[vox-tech] Utility to image a hard drive
Bill Broadley
bill at cse.ucdavis.edu
Wed Apr 8 23:35:40 PDT 2009
Thomas Johnston wrote:
> I installed Debian (lenny) on my laptop last week and it is my first
> exposure to Linux. I was wondering if anyone had a recommendation for
> a utility to "image" my laptop's hard drive to an external drive. I
> would like to perform some kind of complete system backup now that I
> have the absolute essentials working. There are lots of tweaks that I
> would like to try (nvidia graphics driver, sleep/resume functionality,
> etc, etc.), but I am certain that I will wind up royally screwing
> things up. If possible, I would like to avoid spending another week
> just getting back to where I am now.
Heh, this ends up being quite a large open ended question. First of all I'd
recommend taking notes so that that week (which is mostly learning) would
likely be an hour or two if rebuilt from notes. Somewhere else reliable I'd
keep track of what packages you installed, and maybe a copy of the config
files you edited. Maybe you or a friend has a subversion/cvs repository or
even just a remote disk that would survive a local failure. You could keep
those notes on your system then just rsync that directory remotely as needed.
In general I consider norton ghost and related image based software rather
primitive. Any mentions of unicasting or multicasting mostly marketing from
folks that haven't figured out that bit-torrent works.
BTW, I recommend installing everything from the CD/DVD on a single partition.
/boot isn't justified unless you have very old hardware. /home is nice to
have on a different partition so if you decide to reinstall, switch
distributions, or have some kind of problem you can preserve /home. Then
everything you install (without apt-get/aptitude/synaptic) put in /opt (like
matlab), again so that it survives a reinstall. Then future backups can
handle each partition as needed, /opt and / typically get changed relatively
rarely compared to /home. I don't usually backup things like matlab since by
the time the disk dies I usually want a newer version anyways. The license
file on the other hand is quite valuable and I try to keep at least 2 copies
around and at least one remote.
I find this quite useful because eventually you are likely to want to install
a second box, or maybe reinstall from scratch after a hardware failure, maybe
once the next version of debian comes out (not that upgrades don't work), or
maybe switch to ubuntu or fedora.
If you really want an image you can image a disk to another disk (as big or
larger) with:
dd if=/dev/sda of=/dev/sdb
That will copy partition tables, the contents, swap, everything. It's
unlikely that you want that since the drives are not likely to be the same
size, and if the 2nd is bigger you just end up wasting the space. So you
could do instead:
dd if=/dev/sda1 of=/mnt/my_external_disk/lenny_image_apr-08-2009.img
Assuming of course /dev/sda1 is your / and not your swap or boot partitions.

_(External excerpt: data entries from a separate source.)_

+                    if(cache[h2 & cmask] != p_key) { p_tab = true; p_j = (h2 >> 11) & mask2; p_v = __ldcg(vis2 + p_j); }
+                }
+            }
+            if(sgrp) {
+                uint32_t sg = sgrp;
+#pragma unroll
+                for(int r = 0; r < RS; r++) {
+                    if(sg && !overflow) {
+                        const int src = __ffs(sg) - 1; sg &= sg - 1;
+                        const uint32_t slot = __popc(rows_in & ((1u << src) - 1u));
+                        float d = sres[0];
+#pragma unroll
+                        for(int s = 1; s < RS; s++) if(slot == (uint32_t) s) d = sres[s];
+                        admit(src, d);
+                    }
+                }
+            }
+            if(pipe) {
+                sp_node = spec; sp_rows = 0; sp_st = 0;
+                if(p_tab) {
+                    for(;;) {
+                        if(p_v == 0) { sp_st = 2; sp_slot = p_j; break; }
+                        if(p_v == p_key) { sp_st = 1; break; }
+                        p_j = (p_j + 1) & mask2;
+                        p_v = __ldcg(vis2 + p_j);
+                    }
+                }
+                uint32_t absent = __ballot_sync(0xffffffffu, sp_st == 2), cnt2 = 0;
+                while(absent && cnt2 < (uint32_t) RS) { sp_rows |= absent & (0u - absent); absent &= absent - 1; cnt2++; }
+                if(cnt2) {
+                    __syncwarp();
+                    asm volatile("fence.proxy.async.shared::cta;" ::: "memory");
+                    if(lane == 0) mbar_expect_tx(sbar, cnt2 * row_bytes);
+                    __syncwarp();
+                    if((sp_rows >> lane) & 1u)
+                        bulk_g2s(sring_s + __popc(sp_rows & ((1u << lane) - 1u)) * row_bytes, g.vectors + (size_t) nb2 * dim, row_bytes, sbar);
+                    sp_wait = true;
+                }
+            }
+            while(issued) {
+                wait_bar(bar, parity);
                 float dres[RS];
-                {
-                    float acc[RS][4];
-#pragma unroll
-                    for(int r = 0; r < RS; r++) { acc[r][0] = 0.f; acc[r][1] = 0.f; acc[r][2] = 0.f; acc[r][3] = 0.f; }
-#pragma unroll
-                    for(int sgm = 0; sgm < NCH; sgm++) {
-#pragma unroll
-                        for(int r = 0; r < RS; r++) {
-                            if((uint32_t) r < cnt) {
-                                const float4 x = reinterpret_cast<const float4*>(ring + (size_t) r * dim + sgm * 128)[lane];
-                                acc[r][0] = __fmaf_rn(q.v[sgm].x, x.x, acc[r][0]); acc[r][1] = __fmaf_rn(q.v[sgm].y, x.y, acc[r][1]);
-                                acc[r][2] = __fmaf_rn(q.v[sgm].z, x.z, acc[r][2]); acc[r][3] = __fmaf_rn(q.v[sgm].w, x.w, acc[r][3]);
-                            }
-                        }
-                    }
-#pragma unroll
-                    for(int r = 0; r < RS; r++) dres[r] = 1.0f - warp_tree(acc[r][0], acc[r][1], acc[r][2], acc[r][3]);
-                }
+                ring_dots(q, ring, cnt, dres);
 #pragma unroll
                 for(int r = 0; r < RS; r++) {
                     if((uint32_t) r < cnt && !overflow) {
                         const int src = __ffs(grp) - 1; grp &= grp - 1;
-                        const float d = dres[r];
-                        const uint32_t c = __shfl_sync(0xffffffffu, nb, src);
-                        const bool ok = (ok_mask >> src) & 1u;
-                        if(n_res < ef || lowerBound > d) {
-                            if(lane == 0) {
-                                const char* lp = reinterpret_cast<const char*>(g.links0 + (size_t) c * L0);
-                                asm volatile("prefetch.global.L2 [%0];" :: "l"(lp));
-                                asm volatile("prefetch.global.L2 [%0];" :: "l"(lp + 128));
-                            }
-                            const unsigned long long ck = cand_key(d, c);
-                            if(ck >= pv) { if(n_far < pool_half) { if(lane == 0) farp[n_far] = ck; n_far++; } else overflow = true; }
-                            else {
-                                if((n_near == 0 && n_b < kBufCap) || ck < b_last) {
-                                    const unsigned long long ev = warr_insert(B, ck, lane);
-                                    if(n_b < kBufCap) { n_b++; b_last = ck > b_last ? ck : b_last; }
-                                    else {
-                                        b_last = __shfl_sync(0xffffffffu, B.a[kBufPerLane - 1], 31);
-                                        if(n_near < pool_half) { if(lane == 0) nearp[n_near] = ev; n_near++; } else overflow = true;
-                                    }
-                                } else { if(n_near < pool_half) { if(lane == 0) nearp[n_near] = ck; n_near++; } else overflow = true; }
-                            }
-                            if(ok) {
-                                warr_insert(R, res_key(d, c), lane);
-                                if(n_res < ef) n_res++; else warr_set_inf(R, ef, lane);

At that point with a recovery CD (many installed cd/dvds have a recovery
option). If not try knoppix it's relatively common. To reinstall the image
just mount the external drive and then:
dd if=/mnt/my_external_disk/lenny_image_apr-08-2009.img of=/dev/sda1
This assumes of course you have the same partition size, and fdisk -l might
not be a bad thing to add to your notes or subversion repository. You will
have to reinstall grub/bootloader if you only restore /dev/sda1 onto a new disk.

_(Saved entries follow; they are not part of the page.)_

template <class P>
__device__ inline const P* opaque_u(const P* p) {
  using cptr = const __attribute__((address_space(4))) P*;
  cptr q = (cptr)p;
  asm volatile("" : "+s"(q));
  return (const P*)q;
}

template <class P>
__device__ inline const P& opaque_k(const P& r) {
  using kptr = const __attribute__((address_space(4))) P*;
  kptr q = (kptr)&r;
  asm volatile("" : "+s"(q));
  return *(const P*)q;
}

template <int NM, bool FORCES, bool TILE, bool LOOP, class... PLAN>
__device__ __attribute__((always_inline)) inline void limb_step(LimbShared<NM, FORCES, LOOP>& sh, const hs_topo* __restrict__ T,
                                                                const hs_run_args& a0, const hs::launch_map& mp0,
                                                                const LimbHead& h, int fstep, bool stamp_on,
                                                                const PLAN&... plan) {
  (void)stamp_on;
  STAMP(23);
  int lane = h.lane;
  if constexpr (LOOP) {
    asm volatile("" : "+v"(lane));
    T = opaque_u(T);
  }
  const int grp = lane >> 3, l = lane & 7, gbase = lane & ~7, rslot = h.rslot, b = h.b;
  const int nl = T->n_limbs, nmj = T->nmj;
  const bool limb = l < nl, tlane = l == LG - 1, straight = h.straight;
  const int L = limb ? l : 0;
  const real u[3] = {h.u[0], h.u[1], h.u[2]};
  bool live = h.live;
  if constexpr (TILE) {
    const int slot0 = HS_TILE_SLOTS * fstep, ls = limb_tile_plan_step(plan..., slot0 + grp, mp0.fused_n);
    live = ls >= 0;
    fstep = live ? ls : limb_tile_plan_step(plan..., slot0, mp0.fused_n);
  }
  const RolloutWS* Wp = h.W;
  if constexpr (LOOP) Wp = opaque_u(Wp);
  const RolloutWS& W = *Wp;
  const real dt = W.st.dt;
  const real v = W.st.v;
  const real inv = real(1) / (2 * dt);
  LimbLds<NM, FORCES>& S = sh.g[grp];
  const int ol = grp * HS_LMAX + (l < HS_LMAX ? l : 0);
  const int s_glob = mp0.fused_s0 + fstep, call = s_glob / mp0.fused_h;
  const int k0 = (int)(((int64_t)a0.k0 + (int64_t)call * mp0.fused_h) % a0.n_t) + s_glob % mp0.fused_h;
  const int row0 = k0 - mp0.ktab_lo;
  real tv[5];
#pragma unroll
  for (int k = 0; k < 5; k += 2) tv[k] = W.t_tab[row0 + k] * v;
  real o[3];
  const real com0[3] = {(real)T->node[0].com[0], (real)T->node[0].com[1], (real)T->node[0].com[2]};
  if (straight) {
    for (int i = 0; i < 3; i++) o[i] = fma(tv[2], u[i], W.kf.torso[i]);
  } else {
    mulp(load34r(W.ktor[row0 + 2] + 6), com0, o);
  }
#ifdef HS_DBG
  const int dbg_r = live ? b * a0.horizon + s_glob : -1;
#define LDBG(slot, val, n)                                                                                       \
  do {                                                                                                           \
    if (HS_DBG == (n) && dbg_r >= 0 && (size_t)dbg_r * 32 + (slot) < (1u << 22)) g_dbg[(size_t)dbg_r * 32 + (slot)] = (double)(val); \
  } while (0)
#else
#define LDBG(slot, val, n) do {} while (0)
#endif

  real g0[6];
  {
    BodyS tb[3];
#pragma unroll
    for (int k = 0; k < 3; k++) {
      if (straight) tb[k] = body_straight(W.kf.torso, u, tv[2 * k]);
      else tb[k] = body_frame(load34r(W.ktor[row0 + 2 * k] + 6), com0);
    }
    part_dyn((real)T->mass[0], inv, tb[0].P, tb[1].P, tb[2].P, tb[0].U, tb[1].U, tb[2].U, g0);
    part_g(tb[1].P, o, g0);
  }
  STAMP(0);
  real g3[3][6];
  real Jp[3][3], Jz[3][3], fp[3];
  bool contact = false;
  bool own = false;
  real gown[6];
  real jvel[3];
  real Pc[3][3], Pown[3];
  bool bad = false, big = false;
  const hs_topo* const T_ = T;
  if constexpr (TILE) {
    limb_tile_kd<FORCES>(T_, sh.k.outer, sh.links(), W, straight, u, v, lane, nl, limb, L, live, row0, tv, o, inv, dt, g3,
                         Jp, Jz, fp, contact, own, gown, jvel, Pc, Pown, bad, big, live ? b * a0.horizon + s_glob : -1,
                         stamp_on);
  } else if (limb) {
    const int row = row0;
    own = T->limb_own_n[L] > 0;
    BodyS om, op, oc;
    {
      real P[3][3], U[3][3];
      const hs_topo* Ts = opaque_s(T);
      limb_outer(Ts, sh.k.links[L], limb_frame(Ts, L, straight, own, W, row, u, tv[0], om), W.ktab[row][L], P, U, big);
#pragma unroll
      for (int kk = 0; kk < 3; kk++)
#pragma unroll
        for (int j = 0; j < 3; j++) {
          sh.k.outer[3 * kk + j][ol] = P[kk][j];
          sh.k.outer[9 + 3 * kk + j][ol] = U[kk][j];
        }
    }
    STAMP(1);
    __builtin_amdgcn_sched_barrier(0);
    {
      real P[3][3], U[3][3];
      const hs_topo* Ts = opaque_s(T);
      limb_outer(Ts, sh.k.links[L], limb_frame(Ts, L, straight, own, W, row + 4, u, tv[4], op), W.ktab[row + 4][L], P, U,
                 big);
#pragma unroll
      for (int kk = 0; kk < 3; kk++)
#pragma unroll
        for (int j = 0; j < 3; j++) {
          sh.k.outer[18 + 3 * kk + j][ol] = P[kk][j];
          sh.k.outer[27 + 3 * kk + j][ol] = U[kk][j];
        }
    }
    __builtin_amdgcn_sched_barrier(0);
    STAMP(2);
    {
      const hs_topo* T = opaque_s(T_);
      const A34 J = limb_frame(T, L, straight, own, W, row + 2, u, tv[2], oc);
      if (own) {
        part_dyn((real)T->mass[T->limb_own[L][0]], inv, om.P, oc.P, op.P, om.U, oc.U, op.U, gown);
        part_g(oc.P, o, gown);
        if constexpr (FORCES)
          for (int j = 0; j < 3; j++) Pown[j] = oc.P[j];
      }
      const real* ja = W.ktab[row + 2][L];
      real sq[3], cq[3];
#pragma unroll
      for (int kk = 0; kk < 3; kk++) {
        big |= sincos_big(ja[kk]);
        sincos_k_small(ja[kk], &sq[kk], &cq[kk]);
      }
      A34 Jv = J, H;
#pragma unroll
      for (int kk = 0; kk < 3; kk++) {
        real P0[3], U0[3];
// ... 392 lines not shown
        for (int jj = 0; jj < 3; jj++)
          if (jj != r) s = s + cross_e(d, jj, r) * yy[jj];
        real xr = xt[kk][r] + s;
        tq = tq + Jz[kk][r] * xr;
      }
      real dw = tq * jvel[kk];
      S.wd[hh] = (dw > 0) ? dw : 0;
      nan |= tq != tq;
      if (live && a.tau) outp(a.tau)[orow * mp.st_tau + hh] = tq;
    }
    if (mine)
      for (int j = 0; j < 3; j++) nan |= y3[j] != y3[j];
    if (live && a.cf)
      for (int j = 0; j < 3; j++) {
        real zv = -real(0);
        if (mine) zv = -(real(0) + (real(-1)) * y3[j]);
        outp(a.cf)[orow * mp.st_cf + 3 * fiL + j] = zv;
      }
  }
  if (live && mp.limb_rollouts) {
    if (a.tau)
      for (int c = nmj + l; c < mp.st_tau; c += LG) outp(a.tau)[orow * mp.st_tau + c] = real(0);
    if (a.cf)
      for (int c = 3 * T->nf + l; c < mp.st_cf; c += LG) outp(a.cf)[orow * mp.st_cf + c] = real(0);
  }
  const bool any_nan = grp_any(nan, gbase), any_bad = grp_any(limb && bad, gbase);
  wave_sync();
  if (l == 0 && live) {
    uint32_t flags = 0;
    if (nc == 0) flags |= HS_FLAG_NO_CONTACT;
    if (nc == 1) flags |= HS_FLAG_FULL_RANK;
    if (nearf) flags |= HS_FLAG_NEAR_RANK;
    if (any_nan) flags |= HS_FLAG_NAN;
    if (any_bad) flags |= HS_FLAG_UNREACH;
    if (a.flags) a.flags[orow] = flags;
    real work_dt = real(0);
    for (int jj = 0; jj < nmj; jj++) work_dt += S.wd[jj];
    reinterpret_cast<real*>(mp.fused_work)[(size_t)s_glob * a.n_rollouts + b] = work_dt;
  }
  STAMP(9);
  RSTAMP(17);
}
#undef LDBG
#ifdef HS_STAMPS
#undef HS_STAMP_GATE
#define HS_STAMP_GATE true
#endif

To be more space efficient you could compress the image:
dd if=/dev/sda1 | bzip2 > /mnt/my_external_disk/lenny_apr-08-2009.img.bz2
This will tend to be slower depending on how fast your CPU and external disk are.
But it's still not going to be very flexible. There are various backup
programs around, but many aren't worth it if you have a single machine. I'd
take a look at tar or rsync if you want to make a backup that is file based
instead of block. This allows you to restore to different size partitions as
well as do partial restores. This is particularly nice if you just want to
poke around /etc so you can enable similar functionality on a new machine.
Rsync is particularly nice in that if you change 1% of a filesystem that the
next rsync will only copy 1% of the disk.
One of the other big advantages of a file instead of block based backup system
is that you can then write deltas. So you do a level-0 of /dev/sda1 that
copies every file to the external drive. Then with tar, rsync, or dump you
can ask for every file that has changed. So while the first image might be
4GB, the delta after 2 weeks might just be 250MB.
Once you start having more important files on your server I'd strongly suggest
backing up your files offsite. After all theft, flood, electrical surges,
leaks, folks waiting for an xhost +, etc might blow away your server and the
external disk. If you don't have servers/desktops elsewhere (a friend or
family might be willing to accept a disk from you and host it on their
network) you could use amazon or other related services. Amazon charges $0.15
or so per GB per month. It takes a rather long time to type in a GB,
especially if it's compressed... various tools will let you backup only the
differences.
I'd poke around google with search terms like linux backup, rsync, rdiff,
rdiff-backup, duplicity, and see what looks like a good fit.
Good luck, you look like you are well along the right path already. Many
folks don't realize they need backups until it's too late.